- _Goal of the exercise_: Please copy every line with the string "kHookFlatNoSmallTile" from the entries below.

##### Extracted material

template <bool DOT, int MODE>
static int32_t launch_gemm_t(const GemmArgs &a)
{
    const NomCall &c = a.c;
    const bool dma = c.ops.dma, bf16 = c.ops.bf16;
    const hipStream_t st = c.st;
    const int skip = MODE == 2 ? a.skip_stride : 0;
    VG_CHECK(skip == 0 || (skip > 1 && gemm_skips_sample(dma, c.cnt, bf16, a.split)), VG_ERR_INVALID_ARG, "launch_gemm: skip_stride on a kernel without it");
    const int64_t mt = (c.cnt + kGemmBM - 1) / kGemmBM, nt = (c.ops.n + kGemmBN - 1) / kGemmBN;
    const int64_t tiles = skip ? nt - gemm_skip_sampled_tiles(nt, skip) : (nt + a.tile_stride - 1) / a.tile_stride;
    const dim3 grid(static_cast<unsigned>(mt * ((tiles + 7) / 8) * 8)), threads(kGemmThreads);
    auto big_grid = [&](int64_t bnt ) {
        const int64_t bmt = (c.cnt + kBigBM - 1) / kBigBM;
        const int64_t slots = bmt * ((bnt + 7) / 8) * 8, per_cu = std::max(a.cus / 8, 1) * 8;
        return dim3(static_cast<unsigned>(std::min(slots, per_cu)));
    };
    auto launch_big = [&](auto kern, size_t lds, auto... extra) -> int32_t {
        if (a.counts_wide && !a.tile_active) VG_HIP(hipMemsetAsync(a.counts_wide, 0, sizeof(int) * static_cast<size_t>(c.cnt) * kCountLine, st));
        VG_TRY(launch_lds(kern, big_grid((c.ops.n + kBigBN - 1) / kBigBN), dim3(kBigThreads), lds, st, a.queries, c.cnt, c.ops.b, c.ops.n,
                          c.ops.dim_words, c.ops.norms, a.thr, a.thr_stride, a.thr_off, a.counts_wide ? a.counts_wide : a.counts, a.cand, a.cap, c.mask,
                          c.mask_stride, a.counts_wide ? kCountLine : 1, extra...));
        if (a.counts_wide)
            VG_LAUNCH(counts_narrow_kernel, dim3(static_cast<unsigned>((c.cnt + 255) / 256)), dim3(256), 0, st, a.counts_wide, c.cnt, a.counts);
        return VG_OK;
    };
    auto launch_tile = [&](auto kern, dim3 blocks, size_t lds, auto... last) -> int32_t {
        return launch_lds(kern, blocks, threads, lds, st, a.queries, c.cnt, c.ops.b, c.ops.n, c.ops.dim_words, c.ops.norms, a.scores, a.tile_stride, a.out_cols, a.thr,
                          a.thr_stride, a.thr_off, a.counts, a.cand, a.cap, c.mask, c.mask_stride, last...);
    };
    auto launch_128 = [&](auto kern, size_t lds, int last) { return launch_tile(kern, grid, lds, last); };
    auto launch_g32 = [&](auto kern, size_t lds) { return launch_tile(kern, dim3(static_cast<unsigned>(tiles)), lds); };
    constexpr int M = MODE == 0 ? 1 : MODE;
    const int rb = static_cast<int>((c.cnt + kG32BM - 1) / kG32BM);
    if constexpr (MODE == 1) {
        if (a.split) {
            VG_CHECK(!bf16 && gemm_runs_split(true, false, dma, c.cnt, c.ops.dim_words, 0, 0), VG_ERR_INVALID_ARG, "launch_gemm: sample tile on a call without it");
            return launch_lds(flat_gemm_sample_big_kernel<DOT, 3>, big_grid((tiles + 1) / 2), dim3(kBigThreads), big_lds_bytes<3, true>(), st, a.queries, c.cnt,
                              c.ops.b, c.ops.n, c.ops.dim_words, c.ops.norms, a.scores, a.tile_stride, a.out_cols, c.mask, c.mask_stride);
        }
    }
    if (MODE == 2 && a.split) {
        VG_CHECK(!bf16 && gemm_runs_split(true, false, dma, c.cnt, c.ops.dim_words, a.cap, a.thr_stride), VG_ERR_INVALID_ARG, "launch_gemm: split tile on a call without it");
        if (a.screen) return launch_big(flat_gemm_screen_big_kernel<DOT, 3>, big_lds_bytes<3, true>());
        VG_CHECK(!a.tile_active || (c.cnt <= 32 * kBigBM && a.counts_wide), VG_ERR_INVALID_ARG, "launch_gemm: tile_active is one word, with wide counters");
        note_flat_split_launch();
        return launch_big(flat_gemm_split_big_kernel<DOT, 3>, big_lds_bytes<3>(), a.tile_active);
    }
    if (skip && tiles == 0) return VG_OK;
    if (bf16) {
        if (c.cnt <= 4 * kG32BM && !hook(kHookFlatNoSmallTile)) return with_g32_tile<DOT, M, true>(rb, launch_g32);
        if (MODE == 2 && c.cnt > kGemmBM && c.cnt * static_cast<int64_t>(a.cap) < (int64_t(1) << 31) && a.thr_stride < 65536 &&
            !hook(kHookFlatNoBigTile)) {
            const bool two = hook(kHookFlatBigTile2);
            auto kern = two ? flat_gemm_bf16_big_kernel<DOT, 2> : hook(kHookFlatBigEarlyB) ? flat_gemm_bf16_big_kernel<DOT, 3, 512> : flat_gemm_bf16_big_kernel<DOT, 3>;
            return launch_big(kern, two ? big_lds_bytes<2>() : big_lds_bytes<3>());
        }
        return launch_128(flat_gemm_dma_kernel<DOT, M, 0, true>, kDmaLdsBytes, 0);
    }
    if (dma && MODE != 0 && c.cnt <= 3 * kG32BM && !hook(kHookFlatNoSmallTile)) return with_g32_tile<DOT, M, false>(rb, launch_g32);
    if (dma) return launch_128(flat_gemm_dma_kernel<DOT, MODE>, kDmaLdsBytes, skip);
    return launch_128(flat_gemm_kernel<DOT, MODE>, kGemmLdsBytes, skip);
}

template <int MODE>
static int32_t launch_gemm(const GemmArgs &a)
{
    return a.c.dot ? launch_gemm_t<true, MODE>(a) : launch_gemm_t<false, MODE>(a);
}

__global__ void f32_to_bf16_pad_kernel(const float *__restrict__ src, int64_t rows, int dim, int dim_pad, uint16_t *__restrict__ dst)
{
    const int64_t i = static_cast<int64_t>(blockIdx.x) * blockDim.x + threadIdx.x;
    if (i >= rows * dim_pad) return;
    const int64_t r = i / dim_pad;
    const int j = static_cast<int>(i - r * dim_pad);
    const uint32_t u = j < dim ? __float_as_uint(src[r * dim + j]) : 0u;
    uint16_t v;
    if ((u & 0x7F800000u) == 0x7F800000u && (u & 0x007FFFFFu) != 0)
        v = static_cast<uint16_t>((u >> 16) | 0x0040u);
    else
        v = static_cast<uint16_t>((u + 0x7FFFu + ((u >> 16) & 1u)) >> 16);
    dst[i] = v;
}

static int64_t flat_hi_image_rows(int64_t rows) { return (rows + kBigBM - 1) / kBigBM * kBigBM; }
__global__ void flat_split_queries_kernel(const float *__restrict__ src, int64_t rows, int dim, uint32_t *__restrict__ dst,
                                          uint32_t *__restrict__ hi_dst)
{
    const int64_t i = static_cast<int64_t>(blockIdx.x) * blockDim.x + threadIdx.x;
    const int half = dim / 2;
    const int64_t r = i / half;
    if (r >= (rows + kBigBM - 1) / kBigBM * kBigBM) return;
    const int64_t rs = r < rows ? r : rows - 1;
    const int p = static_cast<int>(i - r * half), s = p >> 4, w = p & 15;
    const float2 v = *reinterpret_cast<const float2 *>(src + rs * dim + 32 * s + 2 * w);
    uint32_t hi, lo;
    split2_bf16(v.x, v.y, hi, lo);
    if (r < rows) {
        dst[r * dim + 32 * s + w] = hi;
        dst[r * dim + 32 * s + 16 + w] = lo;
    }
    const int R = static_cast<int>(r & (kBigBM - 1));
    hi_dst[((r / kBigBM) * (dim / 32) + s) * (kBigBM * 16) + R * 16 + (((w >> 2) ^ ((R >> 2) & 3)) << 2) + (w & 3)] = hi;
}

__global__ __launch_bounds__(256) void flat_todo_kernel(const int *__restrict__ flags, const int *__restrict__ always,
                                                        int cnt, int *__restrict__ todo,
                                                        unsigned long long *__restrict__ stats, const int *__restrict__ counts)
{
    __shared__ int part[256];
    __shared__ unsigned long long appended[256];
    const int tid = threadIdx.x;
    const int per = (cnt + 255) / 256;
    const int lo = tid * per < cnt ? tid * per : cnt, hi = lo + per < cnt ? lo + per : cnt;
    if (!flags) {
        if (tid == 0) atomicAdd(&stats[0], static_cast<unsigned long long>(cnt));
        return;
    }
    const bool all = *always != 0;
    int mine = 0;
    unsigned long long app = 0;
    for (int i = lo; i < hi; i++) {
        mine += (all || flags[i] != 0);
        if (counts) app += static_cast<unsigned long long>(counts[i]);
    }
    part[tid] = mine;
    appended[tid] = app;
    __syncthreads();
    if (tid == 0) {
        int run = 0;
        app = 0;
        for (int t = 0; t < 256; t++) {
            const int c = part[t];
            part[t] = run;
// ... 171 lines not shown
        for (int64_t c = wave; c < chunks; c += kSelWaves) {
            float4 v[4];
#pragma unroll
            for (int u = 0; u < 4; u++) v[u] = row4[c * 256 + u * 64 + lane];
#pragma unroll
            for (int u = 0; u < 4; u++) {
                const int64_t i = a0 + c * 1024 + (u * 64 + lane) * 4;
                const float vals[4] = {v[u].x, v[u].y, v[u].z, v[u].w};
                float mn = fminf(fminf(vals[0], vals[1]), fminf(vals[2], vals[3]));
                if (!__ballot(make_key(mn, 0u, false) < tk.tau)) continue;
#pragma unroll
                for (int e = 0; e < 4; e++)
                    tk.offer(make_key(vals[e], static_cast<uint32_t>(i + e), false), lane);
            }
        }
    }
    {
        const int64_t head_end = (a0 < r1 && a1 > a0) ? a0 : r1;
        for (int64_t i0 = r0 + wave * 64; i0 < head_end; i0 += kSelThreads) {
            const int64_t i = i0 + lane;
            tk.offer(i < head_end ? make_key(row[i], static_cast<uint32_t>(i), false) : kKeyMax, lane);
        }
        const int64_t tail_begin = (a0 < r1 && a1 > a0) ? a1 : r1;
        for (int64_t i0 = tail_begin + wave * 64; i0 < r1; i0 += kSelThreads) {
            const int64_t i = i0 + lane;
            tk.offer(i < r1 ? make_key(row[i], static_cast<uint32_t>(i), false) : kKeyMax, lane);
        }
    }
    wg_rank_merge<kSelWaves>(tk, lists, valid, wave, lane, tid, kc,
                             partial + (q * slices + s) * kc);
}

##########

- _Response to this exercise_:
        if (c.cnt <= 4 * kG32BM && !hook(kHookFlatNoSmallTile)) return with_g32_tile<DOT, M, true>(rb, launch_g32);
    if (dma && MODE != 0 && c.cnt <= 3 * kG32BM && !hook(kHookFlatNoSmallTile)) return with_g32_tile<DOT, M, false>(rb, launch_g32);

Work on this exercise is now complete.